*Exercise goal*: Would you pull out every line of the material that contains the string "RuntimeError"?

######

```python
class PreparedL2Grad:

    def __init__(self, groups: Sequence[Tuple[torch.Tensor, torch.Tensor]], dy: torch.Tensor,
                 mask: Optional[torch.Tensor], n_rows: int, d: int):
        if not 1 <= len(groups) <= _lib.DG_MAX_GROUPS:
            raise ValueError("1..DG_MAX_GROUPS groups")
        for t, nm in [(dy, "dy")] + ([(mask, "mask")] if mask is not None else []):
            _dev(t, torch.float32, nm)
            if t.numel() < n_rows * d:
                raise ValueError(f"{nm} too small")
        arr = (DgL2gGroup * len(groups))()
        for i, (s_, ds) in enumerate(groups):
            _dev(s_, torch.float32, "s")
            _dev(ds, torch.float32, "ds")
            if s_.numel() < n_rows * d or ds.numel() < n_rows * d:
                raise ValueError("l2 grad group too small")
            arr[i].s, arr[i].ds = s_.data_ptr(), ds.data_ptr()
        self._arr, self._n = arr, len(groups)
        self._keep = (list(groups), dy, mask)
        self._args = (dy.data_ptr(), mask.data_ptr() if mask is not None else None, n_rows, d)
        self._fn = _lib.load().dg_l2norm_grad_f32

    def __call__(self, stream=None) -> None:
        check(self._fn(self._arr, self._n, *self._args, _stream_ptr(stream)), "dg_l2norm_grad_f32")


class PreparedAdam:

    def __init__(self, segs: Sequence[Tuple[torch.Tensor, Optional[torch.Tensor], torch.Tensor, torch.Tensor]]):
        self._arrs = []
        for s0 in range(0, len(segs), _lib.DG_MAX_ADAM_SEGS):
            chunk = segs[s0:s0 + _lib.DG_MAX_ADAM_SEGS]
            arr = (DgAdamSeg * len(chunk))()
            for i, (p, g, m, v) in enumerate(chunk):
                for t, nm in ((p, "param"), (m, "m"), (v, "v")) + (((g, "grad"),) if g is not None else ()):
                    _dev(t, torch.float32, nm)
                    if t.numel() != p.numel():
                        raise ValueError(f"adam {nm}: {t.numel()} elements, param has {p.numel()}")
                arr[i].param, arr[i].m, arr[i].v = p.data_ptr(), m.data_ptr(), v.data_ptr()
                arr[i].grad = g.data_ptr() if g is not None else None
                arr[i].n = p.numel()
            self._arrs.append((arr, len(chunk)))
        self._keep = list(segs)
        self._fn = _lib.load().dg_adam_f32

    def __call__(self, alpha: float, beta1: float, beta2: float, eps: float,
                 state: Optional[torch.Tensor] = None, stream=None) -> None:
        sp = None
        if state is not None:
            _dev(state, torch.float32, "adam state")
            sp = state.data_ptr()
        for arr, n in self._arrs:
            check(self._fn(arr, n, alpha, beta1, beta2, eps, sp, _stream_ptr(stream)), "dg_adam_f32")


def adam_advance(state: torch.Tensor, lr: float, beta1: float, beta2: float, stream=None) -> None:
    _dev(state, torch.float32, "adam state")
    check(_lib.load().dg_adam_advance(state.data_ptr(), lr, beta1, beta2, _stream_ptr(stream)), "dg_adam_advance")


def _drop_state(state: torch.Tensor) -> None:
    if not (isinstance(state, torch.Tensor) and state.is_cuda and state.dtype == torch.int64
            and state.numel() >= 2):
        raise ValueError("dropout state must be an int64 device tensor {seed, step}")


def dropout_rows(inp: torch.Tensor, out: torch.Tensor, state: torch.Tensor, tag: int, keep: float,
                 stream=None) -> None:
    _dev(inp, torch.float32, "in")
    _dev(out, torch.float32, "out")
    _drop_state(state)
    d = inp.shape[-1]
    n = inp.numel() // d
    if out.numel() != inp.numel():
        raise ValueError("dropout_rows: shapes")
    check(_lib.load().dg_dropout_rows_f32(inp.data_ptr(), out.data_ptr(), n, d, state.data_ptr(), tag, keep,
                                          _stream_ptr(stream)), "dg_dropout_rows_f32")


def dropout_elems(src: torch.Tensor, out: torch.Tensor, state: torch.Tensor, tag: int, keep: float,
                  stream=None) -> None:
    _dev(src, torch.float32, "src")
    _dev(out, torch.float32, "out")
    _drop_state(state)
    K, n, d = out.shape
    if tuple(src.shape) != (n, d):
        raise ValueError("dropout_elems: shapes")
    check(_lib.load().dg_dropout_elems_f32(src.data_ptr(), out.data_ptr(), K, n, d, state.data_ptr(), tag, keep,
                                           _stream_ptr(stream)), "dg_dropout_elems_f32")


def _map_max(rel_map: torch.Tensor, rel_map_max: Optional[int]) -> int:
# ... 48 lines not shown
```

decagon_amd/optimizer.py:

```python
from __future__ import annotations

from typing import Dict, List, Optional

import numpy as np
import torch

from . import kernels, runtime, train
from .flags import FLAGS
from .graph import InvalidArgumentError, Node, Operation, RunContext


class _Sampler:

    def __init__(self, degrees_list, device):
        self.tables = [kernels.upload_alias(deg, device) for deg in degrees_list]
        self.counter = 0


class DecagonOptimizer:
    def __init__(self, embeddings, latent_inters, latent_varies, degrees, edge_types,
                 edge_type2dim, placeholders, margin=0.1, neg_sample_weights=1., batch_size=100):
        self.embeddings = embeddings
        self.latent_inters = latent_inters
        self.latent_varies = latent_varies
        self.edge_types = edge_types
        self.degrees = degrees
        self.edge_type2dim = edge_type2dim
        self.obj_type2n = {i: self.edge_type2dim[i, j][0][0] for i, j in self.edge_types}
        self.margin = margin
        self.neg_sample_weights = neg_sample_weights
        self.batch_size = batch_size
        self.seed = 0

        self.placeholders = placeholders
        self.inputs = placeholders["batch"]
        self.batch_edge_type_idx = placeholders["batch_edge_type_idx"]
        self.batch_row_edge_type = placeholders["batch_row_edge_type"]
        self.batch_col_edge_type = placeholders["batch_col_edge_type"]

        self._rel_degrees = []
        self._rel_of = []
        for i, j in self.edge_types:
            for k in range(self.edge_types[i, j]):
                self._rel_of.append((i, j, k))
                self._rel_degrees.append(self.degrees[i][k])

        self.row_inputs = Node("optimizer/row_inputs", lambda ctx: self._batch(ctx)[:, 0])
        self.col_inputs = Node("optimizer/col_inputs", lambda ctx: self._batch(ctx)[:, 1])
        obj_type_n = [self.obj_type2n[i] for i in range(len(self.embeddings))]
        self.obj_type_lookup_start = np.cumsum([0] + obj_type_n[:-1])
        self.obj_type_lookup_end = np.cumsum(obj_type_n)

        self._decode = Node("optimizer/decode", self._decode_fn)
        self.neg_samples = Node("optimizer/neg_samples", lambda ctx: ctx.value(self._decode)[3])
        self.outputs = Node("optimizer/outputs", lambda ctx: ctx.value(self._decode)[0])
        self.neg_outputs = Node("optimizer/neg_outputs", lambda ctx: ctx.value(self._decode)[1])
        self.preds = Node("optimizer/preds", lambda ctx: self._full(ctx, self.row_inputs))
        self.neg_preds = Node("optimizer/neg_preds", lambda ctx: self._full(ctx, self.neg_samples))
        self.predict()
        self._build()

    def _batch(self, ctx: RunContext) -> np.ndarray:
        b = np.asarray(ctx.value(self.inputs))
        if b.ndim != 2 or b.shape[1] != 2:
            raise InvalidArgumentError(f"batch must be [B, 2], got {b.shape}")
        return b.astype(np.int32, copy=False)

    def _edge(self, ctx):
        e = int(np.asarray(ctx.value(self.batch_edge_type_idx)))
        rt = int(np.asarray(ctx.value(self.batch_row_edge_type)))
        ct = int(np.asarray(ctx.value(self.batch_col_edge_type)))
        if not 0 <= e < len(self._rel_of):
            raise InvalidArgumentError(f"batch_edge_type_idx {e} out of range")
        return e, rt, ct

    def _idx_dev(self, ctx, node: Node, n_max: int) -> torch.Tensor:
        v = ctx.value(node)
        if isinstance(v, torch.Tensor):
            t = v.to(device=ctx.session.device, dtype=torch.int32)
            if t.numel():
                lo, hi = int(t.min()), int(t.max())
                if lo < 0 or hi >= n_max:
                    raise InvalidArgumentError(f"{node.name}: index out of range [0, {n_max})")
            return t.contiguous()
        a = np.asarray(v).astype(np.int64).reshape(-1)
        if a.size and (a.min() < 0 or a.max() >= n_max):
            raise InvalidArgumentError(f"{node.name}: index out of range [0, {n_max})")
        return torch.from_numpy(a.astype(np.int32)).to(ctx.session.device)

    def _tables(self, ctx, rt, ct):
        row = runtime.as_device_f32(ctx.value(self.embeddings[rt]))
        col = runtime.as_device_f32(ctx.value(self.embeddings[ct]))
        return row, col

    def _latent(self, ctx, e):
        gi, gv = self.latent_inters[e], self.latent_varies[e]
        if hasattr(gi, "kind") and hasattr(gv, "kind"):
            return runtime.latent_operands(ctx, gi.kind, gi.var, gv.kind, gv.var, gi.d, gi, gv)
        G = runtime.as_device_f32(ctx.value(gi))
        L = runtime.as_device_f32(ctx.value(gv))
        return kernels.matmul(kernels.matmul(L, G), L), None

    def _sampler(self, ctx) -> _Sampler:
        key = ("sampler", id(self))
        cache = ctx.session.caches
        if key not in cache:
            cache[key] = _Sampler(self._rel_degrees, ctx.session.device)
        return cache[key]

    def _decode_fn(self, ctx: RunContext):
        e, rt, ct = self._edge(ctx)
        row_t, col_t = self._tables(ctx, rt, ct)
        rows = self._idx_dev(ctx, self.row_inputs, row_t.shape[0])
        cols = self._idx_dev(ctx, self.col_inputs, col_t.shape[0])
        G, l = self._latent(ctx, e)
        if ctx.is_fed(self.neg_samples):
            negs = self._idx_dev(ctx, self.neg_samples, row_t.shape[0])
            if negs.numel() != rows.numel():
                raise InvalidArgumentError("neg_samples must have one entry per batch edge")
            op = kernels.PreparedDecoderHinge(row_t, col_t, rows, cols, G, l, self.margin, neg_rows=negs)
        else:
            s = self._sampler(ctx)
            if s.tables[e].shape[0] > row_t.shape[0]:
                raise InvalidArgumentError("degrees list longer than the row embedding table")
            op = kernels.PreparedDecoderHinge(row_t, col_t, rows, cols, G, l, self.margin, alias=s.tables[e],
                                              seed=self.seed, offset=s.counter)
            s.counter += rows.numel()
        op()
        return op.pos, op.neg, op.loss[0], op.neg_rows

    def _scores(self, ctx: RunContext, rows_node: Node) -> torch.Tensor:
        e, rt, ct = self._edge(ctx)
        row_t, col_t = self._tables(ctx, rt, ct)
        rows = self._idx_dev(ctx, rows_node, row_t.shape[0])
        cols = self._idx_dev(ctx, self.col_inputs, col_t.shape[0])
        if rows.numel() != cols.numel():
            raise InvalidArgumentError("row / column index counts differ")
        G, l = self._latent(ctx, e)
        return kernels.decoder_score(row_t, col_t, rows, cols, G, l)

    def _full(self, ctx: RunContext, rows_node: Node) -> torch.Tensor:
        e, rt, ct = self._edge(ctx)
        row_t, col_t = self._tables(ctx, rt, ct)
        rows = self._idx_dev(ctx, rows_node, row_t.shape[0]).long()
        cols = self._idx_dev(ctx, self.col_inputs, col_t.shape[0]).long()
        G, l = self._latent(ctx, e)
        return runtime.full_scores(row_t.index_select(0, rows).contiguous(),
                                   col_t.index_select(0, cols).contiguous(), G, l)

    def batch_predict(self, row_inputs, col_inputs):
        return Node("optimizer/batch_predict", lambda ctx: self._full(ctx, row_inputs))

    def predict(self):
        def fn(ctx):
            e, rt, ct = self._edge(ctx)
            row_t, col_t = self._tables(ctx, rt, ct)
            G, l = self._latent(ctx, e)
            return runtime.full_scores(row_t, col_t, G, l)
        self.predictions = Node("optimizer/predictions", fn)

    def _build(self):
        self.cost = self._hinge_loss(self.outputs, self.neg_outputs)
        self.optimizer = "adam"
        self.opt_op = Operation("optimizer/opt_op", lambda ctx: self._train(ctx, apply=True), training=True)
        self.grads_vars = Node("optimizer/grads_vars", lambda ctx: self._train(ctx, apply=False))
        self.grads_vars.training = True

    def _model(self):
        for e in self.embeddings:
            m = getattr(e, "model", None)
            if m is not None:
                return m
        raise NotImplementedError("opt_op needs the embeddings of a DecagonModel")

    def _train_plan(self, ctx: RunContext, model):
        fwd = model._forward(ctx)
        plans = fwd.__dict__.setdefault("_train_plans", {})
        if id(self) not in plans:
            feats = {j: runtime.feature_csr(ctx, model.inputs[j]) if j in model.inputs else None
                     for j in fwd.g.n_nodes}
            w1, w2 = model.weight_stacks()
            before = torch.cuda.memory_allocated(ctx.session.device)
            plans[id(self)] = train.TrainPlan(fwd, w1, w2, feats)
            ref = getattr(fwd, "cache_ref", None)
            if ref is not None:
                ref[0].add_bytes(ref[1], torch.cuda.memory_allocated(ctx.session.device) - before)
        return fwd, plans[id(self)]

    def _decoder_grads(self, ctx: RunContext, model, e: int, rt: int, ct: int):
        key = ("dec_grads", id(self))
        cache = ctx.session.caches
        if key not in cache:
            cache[key] = {et: torch.zeros_like(d.flat) for et, d in model.edge_type2decoder.items()}
        grads = cache[key]
        for t in grads.values():
            t.zero_()
        i, j, k = self._rel_of[e]
        dec = model.edge_type2decoder[i, j]
        gflat = grads[i, j]

        def gview(var):
            off = (var.tensor.data_ptr() - dec.flat.data_ptr()) // 4
            return gflat[off:off + var.tensor.numel()]

        gk, gv, lk, lv = model._latent_spec[e]
        fed = ctx.is_fed(self.latent_inters[e]) or ctx.is_fed(self.latent_varies[e])
        out = {"dG": None, "dl": None, "dG_diag": None}
        if not fed:
            if gk == "dense":
                out["dG"] = gview(gv)
            elif gk == "diag":
                out["dG_diag"] = gview(gv)
            if lk == "diag":
                out["dl"] = gview(lv)
        return grads, out

    def _train(self, ctx: RunContext, apply: bool):
        if not ctx.training:
            raise RuntimeError("training ops must be fetched through Session.run")
        for nd in (self.outputs, self.neg_outputs, self.cost):
            if ctx.is_fed(nd):
                raise InvalidArgumentError(f"{nd.name} is fed: the cost's gradient does not reach the model")
        model = self._model()
        fwd, tp = self._train_plan(ctx, model)
        pos, neg, _, negs_dev = ctx.value(self._decode)
        e, rt, ct = self._edge(ctx)
        row_t, col_t = self._tables(ctx, rt, ct)
        rows = self._idx_dev(ctx, self.row_inputs, row_t.shape[0])
        cols = self._idx_dev(ctx, self.col_inputs, col_t.shape[0])
        negs = (self._idx_dev(ctx, self.neg_samples, row_t.shape[0]) if ctx.is_fed(self.neg_samples)
                else negs_dev)
        G, l = self._latent(ctx, e)
        dec_grads, outs = self._decoder_grads(ctx, model, e, rt, ct)
        if outs["dl"] is not None and l is None:
            raise RuntimeError("DEDICOM decoder without its diagonal")
        op = kernels.PreparedDecoderGrad(row_t, col_t, rows, cols, negs, pos, neg, G, l, self.margin, **outs)

        def decoder_grad(dE):
            op()
            kernels.scatter_rows(op.row_idx, op.grad_rows, dE[rt])
            kernels.scatter_rows(cols, op.grad_cols, dE[ct])

        tp.backward(decoder_grad)
        w1, w2 = model.weight_stacks()
        ets = list(model.edge_types)
        pairs = tp.adam_pairs(w1, w2)
        params = [p for p, _ in pairs] + [model.edge_type2decoder[et].flat for et in ets]
        grads = [g for _, g in pairs] + [dec_grads[et] for et in ets]
        if not apply:
            gW1, gW2 = tp.full_grads()
            return self._grads_vars(model, gW1, gW2, dec_grads)
        key = ("adam", id(self))
        cache = ctx.session.caches
        if key not in cache:
            cache[key] = train.AdamState(params, lr=float(FLAGS.learning_rate))
        st = cache[key]
        prep = getattr(tp, "adam_prepared", None)
        if prep is None or prep[0] is not st:
            tp.adam_prepared = prep = (st, st.prepared(grads))
        st.apply(prep[1])
        return None

    def _grads_vars(self, model, gW1, gW2, dec_grads):
        out = []
        for et, lay in model.layers1.items():
            for k in range(lay.num_types):
                out.append((gW1[et][k], lay.vars["weights_%d" % k].tensor))
        for et, lay in model.layers2.items():
            for k in range(lay.num_types):
                out.append((gW2[et][k], lay.vars["weights_%d" % k].tensor))
        for et, dec in model.edge_type2decoder.items():
            for var in dec.vars.values():
                off = (var.tensor.data_ptr() - dec.flat.data_ptr()) // 4
                out.append((dec_grads[et][off:off + var.tensor.numel()].view(var.tensor.shape).clone(),
                            var.tensor.clone()))
        return [(g.clone(), v.clone()) for g, v in out]

    def _hinge_loss(self, aff, neg_aff):
        def fn(ctx):
# ... 25 lines not shown
```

######

*Result of the exercise*:
            raise RuntimeError("training ops must be fetched through Session.run")
            raise RuntimeError("DEDICOM decoder without its diagonal")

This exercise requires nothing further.